### Work order
Tally how many lines of these entries hold the string "backfacing". Return the number alone.

### Entries shown
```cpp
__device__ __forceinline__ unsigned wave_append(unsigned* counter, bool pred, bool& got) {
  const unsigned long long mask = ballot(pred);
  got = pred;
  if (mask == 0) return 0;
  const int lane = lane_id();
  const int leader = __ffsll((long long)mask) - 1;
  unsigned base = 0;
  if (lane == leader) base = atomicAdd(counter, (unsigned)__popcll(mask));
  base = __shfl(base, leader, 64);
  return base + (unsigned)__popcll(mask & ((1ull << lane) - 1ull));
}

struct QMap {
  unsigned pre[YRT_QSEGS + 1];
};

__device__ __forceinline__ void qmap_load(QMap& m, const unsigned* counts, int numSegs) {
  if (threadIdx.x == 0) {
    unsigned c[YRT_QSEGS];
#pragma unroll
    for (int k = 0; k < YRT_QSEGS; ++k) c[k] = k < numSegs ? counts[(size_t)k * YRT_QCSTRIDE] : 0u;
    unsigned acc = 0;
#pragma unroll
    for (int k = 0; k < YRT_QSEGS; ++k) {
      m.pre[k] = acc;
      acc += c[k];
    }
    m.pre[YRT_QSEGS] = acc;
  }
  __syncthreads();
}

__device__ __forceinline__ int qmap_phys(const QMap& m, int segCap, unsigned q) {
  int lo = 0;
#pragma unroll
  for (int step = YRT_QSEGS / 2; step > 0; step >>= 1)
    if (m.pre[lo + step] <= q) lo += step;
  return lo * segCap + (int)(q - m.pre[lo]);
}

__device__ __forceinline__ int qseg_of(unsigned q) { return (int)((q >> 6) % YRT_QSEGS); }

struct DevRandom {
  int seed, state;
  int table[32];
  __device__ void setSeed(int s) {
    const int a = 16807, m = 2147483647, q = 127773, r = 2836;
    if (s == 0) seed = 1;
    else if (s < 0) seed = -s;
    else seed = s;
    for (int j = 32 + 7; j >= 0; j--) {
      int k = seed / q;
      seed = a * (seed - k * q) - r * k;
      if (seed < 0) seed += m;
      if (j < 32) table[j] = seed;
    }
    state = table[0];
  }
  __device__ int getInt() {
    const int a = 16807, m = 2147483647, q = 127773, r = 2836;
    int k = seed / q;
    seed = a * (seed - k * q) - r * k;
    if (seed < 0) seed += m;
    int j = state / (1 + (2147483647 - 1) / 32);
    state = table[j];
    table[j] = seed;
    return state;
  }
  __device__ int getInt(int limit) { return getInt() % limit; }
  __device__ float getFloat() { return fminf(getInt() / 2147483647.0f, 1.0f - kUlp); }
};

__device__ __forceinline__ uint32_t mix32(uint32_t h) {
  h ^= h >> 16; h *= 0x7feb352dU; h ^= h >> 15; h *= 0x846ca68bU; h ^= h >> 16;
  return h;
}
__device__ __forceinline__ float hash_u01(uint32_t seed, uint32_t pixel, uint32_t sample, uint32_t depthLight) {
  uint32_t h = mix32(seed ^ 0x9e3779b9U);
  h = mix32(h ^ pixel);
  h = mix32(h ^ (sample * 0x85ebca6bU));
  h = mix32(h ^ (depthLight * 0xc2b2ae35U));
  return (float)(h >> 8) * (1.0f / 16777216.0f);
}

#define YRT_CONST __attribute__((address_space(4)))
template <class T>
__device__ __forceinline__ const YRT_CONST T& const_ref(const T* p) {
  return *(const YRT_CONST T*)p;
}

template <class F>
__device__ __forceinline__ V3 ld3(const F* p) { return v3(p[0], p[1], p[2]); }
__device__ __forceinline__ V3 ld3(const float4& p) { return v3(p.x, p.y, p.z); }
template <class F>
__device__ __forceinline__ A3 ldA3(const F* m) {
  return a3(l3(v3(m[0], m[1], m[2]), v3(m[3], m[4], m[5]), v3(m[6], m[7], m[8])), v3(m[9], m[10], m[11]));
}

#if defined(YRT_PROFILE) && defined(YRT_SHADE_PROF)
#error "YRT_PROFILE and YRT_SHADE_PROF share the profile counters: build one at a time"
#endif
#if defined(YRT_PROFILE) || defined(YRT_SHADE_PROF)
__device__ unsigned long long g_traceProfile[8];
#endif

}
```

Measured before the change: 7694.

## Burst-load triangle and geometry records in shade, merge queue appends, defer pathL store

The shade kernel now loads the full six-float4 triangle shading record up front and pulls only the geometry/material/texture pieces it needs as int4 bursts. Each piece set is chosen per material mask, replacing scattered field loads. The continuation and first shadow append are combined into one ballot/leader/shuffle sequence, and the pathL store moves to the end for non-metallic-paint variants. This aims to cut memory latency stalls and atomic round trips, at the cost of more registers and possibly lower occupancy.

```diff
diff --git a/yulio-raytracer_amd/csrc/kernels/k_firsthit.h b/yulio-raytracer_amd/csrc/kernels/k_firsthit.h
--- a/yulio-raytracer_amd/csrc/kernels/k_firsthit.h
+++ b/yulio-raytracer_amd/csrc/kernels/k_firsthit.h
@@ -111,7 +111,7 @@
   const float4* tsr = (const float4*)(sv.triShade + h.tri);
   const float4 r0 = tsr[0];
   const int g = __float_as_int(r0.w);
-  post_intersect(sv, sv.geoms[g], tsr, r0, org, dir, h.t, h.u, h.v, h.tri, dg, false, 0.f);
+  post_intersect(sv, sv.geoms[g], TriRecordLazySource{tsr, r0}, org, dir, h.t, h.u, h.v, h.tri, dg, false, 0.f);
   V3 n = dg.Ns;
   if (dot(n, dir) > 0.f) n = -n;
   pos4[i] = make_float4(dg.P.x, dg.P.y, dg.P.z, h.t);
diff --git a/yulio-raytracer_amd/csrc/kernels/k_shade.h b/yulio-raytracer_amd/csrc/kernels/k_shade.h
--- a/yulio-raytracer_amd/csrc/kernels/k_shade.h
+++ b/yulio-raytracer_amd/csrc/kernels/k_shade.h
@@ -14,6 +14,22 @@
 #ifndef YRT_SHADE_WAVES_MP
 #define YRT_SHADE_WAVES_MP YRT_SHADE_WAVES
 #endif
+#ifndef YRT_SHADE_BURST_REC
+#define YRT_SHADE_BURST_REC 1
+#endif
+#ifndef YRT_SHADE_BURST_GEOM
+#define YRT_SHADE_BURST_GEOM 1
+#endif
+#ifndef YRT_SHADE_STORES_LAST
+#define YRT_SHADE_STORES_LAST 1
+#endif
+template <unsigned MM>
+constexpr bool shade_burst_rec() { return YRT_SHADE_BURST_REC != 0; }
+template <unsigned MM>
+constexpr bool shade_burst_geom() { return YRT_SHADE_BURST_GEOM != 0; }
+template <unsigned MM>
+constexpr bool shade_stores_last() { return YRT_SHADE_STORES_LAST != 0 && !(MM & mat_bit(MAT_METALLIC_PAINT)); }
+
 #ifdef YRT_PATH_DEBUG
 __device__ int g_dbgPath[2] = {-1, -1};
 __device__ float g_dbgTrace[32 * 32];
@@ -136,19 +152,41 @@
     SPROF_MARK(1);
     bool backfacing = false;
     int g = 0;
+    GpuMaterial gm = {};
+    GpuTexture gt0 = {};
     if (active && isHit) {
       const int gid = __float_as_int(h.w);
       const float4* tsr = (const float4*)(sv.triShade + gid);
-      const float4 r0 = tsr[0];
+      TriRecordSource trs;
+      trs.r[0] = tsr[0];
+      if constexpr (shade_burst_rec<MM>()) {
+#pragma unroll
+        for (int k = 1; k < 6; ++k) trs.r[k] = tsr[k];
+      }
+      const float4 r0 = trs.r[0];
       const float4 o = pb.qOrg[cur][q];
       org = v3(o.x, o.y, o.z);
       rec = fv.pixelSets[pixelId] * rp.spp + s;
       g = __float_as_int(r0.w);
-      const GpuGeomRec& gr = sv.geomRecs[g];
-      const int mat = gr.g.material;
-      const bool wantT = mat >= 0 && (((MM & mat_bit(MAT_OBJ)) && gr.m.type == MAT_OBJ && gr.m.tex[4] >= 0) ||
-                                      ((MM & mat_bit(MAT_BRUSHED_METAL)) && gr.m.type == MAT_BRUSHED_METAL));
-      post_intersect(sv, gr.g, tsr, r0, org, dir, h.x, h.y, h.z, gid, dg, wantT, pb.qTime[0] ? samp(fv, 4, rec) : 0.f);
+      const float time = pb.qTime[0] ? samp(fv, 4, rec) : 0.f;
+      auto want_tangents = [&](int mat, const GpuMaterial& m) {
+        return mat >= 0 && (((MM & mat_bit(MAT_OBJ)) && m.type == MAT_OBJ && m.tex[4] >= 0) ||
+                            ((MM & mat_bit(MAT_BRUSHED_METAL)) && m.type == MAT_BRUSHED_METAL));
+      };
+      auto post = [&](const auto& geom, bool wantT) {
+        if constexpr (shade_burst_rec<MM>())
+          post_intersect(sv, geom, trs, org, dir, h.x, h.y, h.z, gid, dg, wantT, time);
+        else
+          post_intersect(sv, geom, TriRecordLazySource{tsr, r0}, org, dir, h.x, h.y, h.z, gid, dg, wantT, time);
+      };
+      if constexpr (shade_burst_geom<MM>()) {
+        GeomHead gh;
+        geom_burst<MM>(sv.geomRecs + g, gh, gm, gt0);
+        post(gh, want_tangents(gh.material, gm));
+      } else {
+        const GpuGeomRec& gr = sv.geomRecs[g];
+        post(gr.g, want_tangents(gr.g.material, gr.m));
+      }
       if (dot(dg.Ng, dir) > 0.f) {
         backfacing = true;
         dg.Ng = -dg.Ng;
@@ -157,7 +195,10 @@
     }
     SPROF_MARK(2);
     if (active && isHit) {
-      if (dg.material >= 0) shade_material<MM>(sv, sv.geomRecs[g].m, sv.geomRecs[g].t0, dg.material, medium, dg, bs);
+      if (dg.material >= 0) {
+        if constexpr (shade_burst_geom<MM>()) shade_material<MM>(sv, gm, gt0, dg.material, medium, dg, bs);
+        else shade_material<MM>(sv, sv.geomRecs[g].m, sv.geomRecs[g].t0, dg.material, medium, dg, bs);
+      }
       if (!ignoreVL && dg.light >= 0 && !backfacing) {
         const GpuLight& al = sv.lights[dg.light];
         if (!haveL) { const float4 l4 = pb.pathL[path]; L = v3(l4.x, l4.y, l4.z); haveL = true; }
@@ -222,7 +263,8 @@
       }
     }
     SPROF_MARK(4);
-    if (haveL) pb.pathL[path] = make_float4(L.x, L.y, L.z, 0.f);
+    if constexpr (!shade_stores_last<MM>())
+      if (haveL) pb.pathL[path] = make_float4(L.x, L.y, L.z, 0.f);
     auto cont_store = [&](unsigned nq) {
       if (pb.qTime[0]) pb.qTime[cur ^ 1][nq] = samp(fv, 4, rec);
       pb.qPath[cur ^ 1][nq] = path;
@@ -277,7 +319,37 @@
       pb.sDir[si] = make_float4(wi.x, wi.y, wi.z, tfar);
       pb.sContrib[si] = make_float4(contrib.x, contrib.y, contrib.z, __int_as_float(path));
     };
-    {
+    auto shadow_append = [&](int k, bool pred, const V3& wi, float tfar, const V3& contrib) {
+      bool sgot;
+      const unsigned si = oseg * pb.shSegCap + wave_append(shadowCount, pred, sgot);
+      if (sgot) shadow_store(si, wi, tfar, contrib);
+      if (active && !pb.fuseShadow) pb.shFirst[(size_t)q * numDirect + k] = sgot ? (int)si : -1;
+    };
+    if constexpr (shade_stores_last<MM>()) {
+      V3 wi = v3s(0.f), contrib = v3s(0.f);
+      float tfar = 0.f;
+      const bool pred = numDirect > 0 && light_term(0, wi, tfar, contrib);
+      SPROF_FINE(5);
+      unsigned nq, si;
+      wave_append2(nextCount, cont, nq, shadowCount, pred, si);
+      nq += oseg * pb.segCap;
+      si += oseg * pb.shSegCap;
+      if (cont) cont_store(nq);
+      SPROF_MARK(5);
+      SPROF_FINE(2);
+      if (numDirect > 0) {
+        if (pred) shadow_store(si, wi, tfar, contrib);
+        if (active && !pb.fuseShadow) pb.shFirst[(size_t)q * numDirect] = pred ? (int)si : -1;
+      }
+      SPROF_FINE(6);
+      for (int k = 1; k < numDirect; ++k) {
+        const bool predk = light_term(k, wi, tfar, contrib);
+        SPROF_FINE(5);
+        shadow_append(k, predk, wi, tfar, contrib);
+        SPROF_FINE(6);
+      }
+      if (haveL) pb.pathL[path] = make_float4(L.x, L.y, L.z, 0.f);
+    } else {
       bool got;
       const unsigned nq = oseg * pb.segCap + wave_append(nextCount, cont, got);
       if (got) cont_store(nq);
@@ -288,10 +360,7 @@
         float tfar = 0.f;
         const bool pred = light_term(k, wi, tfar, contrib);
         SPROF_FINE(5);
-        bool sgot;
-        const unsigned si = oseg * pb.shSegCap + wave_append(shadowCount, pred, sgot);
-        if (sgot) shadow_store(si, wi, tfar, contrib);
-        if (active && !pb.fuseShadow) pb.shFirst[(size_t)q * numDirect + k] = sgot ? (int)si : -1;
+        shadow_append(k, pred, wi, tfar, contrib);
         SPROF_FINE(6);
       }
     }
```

--

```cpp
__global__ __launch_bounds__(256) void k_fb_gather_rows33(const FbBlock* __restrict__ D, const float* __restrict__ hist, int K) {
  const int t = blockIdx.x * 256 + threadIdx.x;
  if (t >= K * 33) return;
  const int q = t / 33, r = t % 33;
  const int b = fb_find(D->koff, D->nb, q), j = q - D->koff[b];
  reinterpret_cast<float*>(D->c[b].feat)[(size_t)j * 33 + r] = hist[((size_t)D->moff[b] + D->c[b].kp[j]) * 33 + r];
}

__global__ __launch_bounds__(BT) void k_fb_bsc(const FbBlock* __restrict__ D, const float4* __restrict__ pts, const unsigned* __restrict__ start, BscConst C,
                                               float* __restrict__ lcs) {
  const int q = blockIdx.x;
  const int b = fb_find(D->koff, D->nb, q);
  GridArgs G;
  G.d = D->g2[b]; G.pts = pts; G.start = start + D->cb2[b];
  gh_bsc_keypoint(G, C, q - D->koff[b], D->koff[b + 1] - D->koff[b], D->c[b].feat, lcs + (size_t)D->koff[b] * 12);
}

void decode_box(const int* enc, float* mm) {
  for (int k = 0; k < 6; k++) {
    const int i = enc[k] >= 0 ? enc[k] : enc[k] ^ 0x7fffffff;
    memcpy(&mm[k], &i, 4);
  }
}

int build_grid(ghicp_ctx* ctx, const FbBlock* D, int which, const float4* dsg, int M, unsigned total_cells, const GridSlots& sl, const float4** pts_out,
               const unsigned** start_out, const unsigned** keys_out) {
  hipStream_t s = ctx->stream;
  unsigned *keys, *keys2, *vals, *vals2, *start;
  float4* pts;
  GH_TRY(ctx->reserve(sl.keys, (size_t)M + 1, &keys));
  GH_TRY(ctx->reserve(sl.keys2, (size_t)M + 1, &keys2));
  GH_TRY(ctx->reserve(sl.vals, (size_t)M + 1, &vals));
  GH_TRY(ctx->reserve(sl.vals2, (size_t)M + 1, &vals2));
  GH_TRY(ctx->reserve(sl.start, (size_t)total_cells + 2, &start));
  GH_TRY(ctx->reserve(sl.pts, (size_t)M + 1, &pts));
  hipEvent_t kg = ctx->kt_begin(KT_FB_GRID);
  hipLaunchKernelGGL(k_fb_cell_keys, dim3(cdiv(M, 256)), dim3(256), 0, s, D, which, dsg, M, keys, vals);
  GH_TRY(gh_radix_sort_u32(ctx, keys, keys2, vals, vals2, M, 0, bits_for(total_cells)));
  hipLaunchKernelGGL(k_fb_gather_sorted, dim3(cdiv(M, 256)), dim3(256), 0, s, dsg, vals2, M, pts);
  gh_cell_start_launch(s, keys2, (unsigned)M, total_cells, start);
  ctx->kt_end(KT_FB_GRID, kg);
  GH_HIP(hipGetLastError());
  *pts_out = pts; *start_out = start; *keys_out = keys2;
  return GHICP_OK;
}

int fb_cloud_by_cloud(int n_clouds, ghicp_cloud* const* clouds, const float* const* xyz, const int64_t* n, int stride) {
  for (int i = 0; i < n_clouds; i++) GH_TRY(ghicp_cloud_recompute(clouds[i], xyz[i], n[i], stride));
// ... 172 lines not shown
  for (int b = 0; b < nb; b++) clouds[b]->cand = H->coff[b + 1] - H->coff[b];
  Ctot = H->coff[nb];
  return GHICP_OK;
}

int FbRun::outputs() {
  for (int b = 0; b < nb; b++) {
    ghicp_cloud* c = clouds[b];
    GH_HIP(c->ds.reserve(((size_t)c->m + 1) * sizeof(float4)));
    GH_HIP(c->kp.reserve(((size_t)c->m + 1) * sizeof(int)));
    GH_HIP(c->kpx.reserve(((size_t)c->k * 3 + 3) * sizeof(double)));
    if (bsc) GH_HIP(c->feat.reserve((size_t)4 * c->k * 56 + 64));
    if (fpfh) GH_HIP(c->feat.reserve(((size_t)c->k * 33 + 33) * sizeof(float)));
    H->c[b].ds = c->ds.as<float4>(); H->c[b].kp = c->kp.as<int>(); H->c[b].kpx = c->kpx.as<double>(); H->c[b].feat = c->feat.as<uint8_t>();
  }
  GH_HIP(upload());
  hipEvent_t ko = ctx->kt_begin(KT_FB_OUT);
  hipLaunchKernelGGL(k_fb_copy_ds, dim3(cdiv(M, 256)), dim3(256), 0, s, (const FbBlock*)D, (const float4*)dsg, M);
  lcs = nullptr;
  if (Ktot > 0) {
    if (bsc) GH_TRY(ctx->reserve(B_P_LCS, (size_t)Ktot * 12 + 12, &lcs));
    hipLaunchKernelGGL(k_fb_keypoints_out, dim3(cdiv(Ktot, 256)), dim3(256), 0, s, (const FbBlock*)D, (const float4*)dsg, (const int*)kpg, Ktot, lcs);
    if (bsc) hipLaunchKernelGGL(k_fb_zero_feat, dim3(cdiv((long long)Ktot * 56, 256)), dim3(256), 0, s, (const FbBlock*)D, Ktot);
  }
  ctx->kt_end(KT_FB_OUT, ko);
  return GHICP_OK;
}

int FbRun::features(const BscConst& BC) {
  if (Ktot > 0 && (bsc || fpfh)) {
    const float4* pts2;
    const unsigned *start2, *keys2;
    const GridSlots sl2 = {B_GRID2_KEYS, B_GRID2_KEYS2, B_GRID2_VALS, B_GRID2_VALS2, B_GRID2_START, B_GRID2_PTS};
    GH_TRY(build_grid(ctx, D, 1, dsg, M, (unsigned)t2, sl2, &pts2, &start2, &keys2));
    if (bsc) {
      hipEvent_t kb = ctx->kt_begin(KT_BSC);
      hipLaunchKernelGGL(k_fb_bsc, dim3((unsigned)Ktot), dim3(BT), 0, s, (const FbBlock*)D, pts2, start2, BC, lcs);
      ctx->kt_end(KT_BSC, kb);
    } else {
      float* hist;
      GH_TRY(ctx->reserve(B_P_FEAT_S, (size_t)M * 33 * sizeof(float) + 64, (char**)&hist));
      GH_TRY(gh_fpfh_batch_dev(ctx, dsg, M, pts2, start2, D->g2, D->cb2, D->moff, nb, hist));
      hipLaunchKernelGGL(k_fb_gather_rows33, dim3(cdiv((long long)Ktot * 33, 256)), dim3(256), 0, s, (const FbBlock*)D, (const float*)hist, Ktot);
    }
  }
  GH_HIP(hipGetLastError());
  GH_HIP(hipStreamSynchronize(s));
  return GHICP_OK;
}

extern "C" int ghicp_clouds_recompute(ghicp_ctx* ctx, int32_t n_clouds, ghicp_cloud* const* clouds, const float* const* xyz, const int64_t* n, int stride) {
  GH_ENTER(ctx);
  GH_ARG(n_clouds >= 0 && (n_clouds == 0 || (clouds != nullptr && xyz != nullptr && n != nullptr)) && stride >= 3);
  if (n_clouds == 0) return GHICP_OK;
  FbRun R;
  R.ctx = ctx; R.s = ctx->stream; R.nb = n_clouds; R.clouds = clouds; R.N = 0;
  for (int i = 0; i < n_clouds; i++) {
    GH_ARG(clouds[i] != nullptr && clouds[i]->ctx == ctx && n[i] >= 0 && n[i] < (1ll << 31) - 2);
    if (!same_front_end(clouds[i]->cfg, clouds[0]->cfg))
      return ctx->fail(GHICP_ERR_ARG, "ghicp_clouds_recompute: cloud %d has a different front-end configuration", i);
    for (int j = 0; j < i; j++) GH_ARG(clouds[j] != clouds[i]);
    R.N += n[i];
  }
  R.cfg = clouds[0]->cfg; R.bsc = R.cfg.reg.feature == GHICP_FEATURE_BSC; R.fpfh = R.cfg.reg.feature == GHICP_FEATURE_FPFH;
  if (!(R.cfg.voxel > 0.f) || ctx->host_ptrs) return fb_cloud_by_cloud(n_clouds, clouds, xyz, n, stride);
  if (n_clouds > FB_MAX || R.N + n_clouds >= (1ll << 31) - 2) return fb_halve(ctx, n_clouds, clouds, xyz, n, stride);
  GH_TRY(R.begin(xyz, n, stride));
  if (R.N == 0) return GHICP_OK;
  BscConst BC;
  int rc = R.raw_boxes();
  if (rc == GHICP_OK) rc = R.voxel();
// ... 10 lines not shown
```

### Your response
3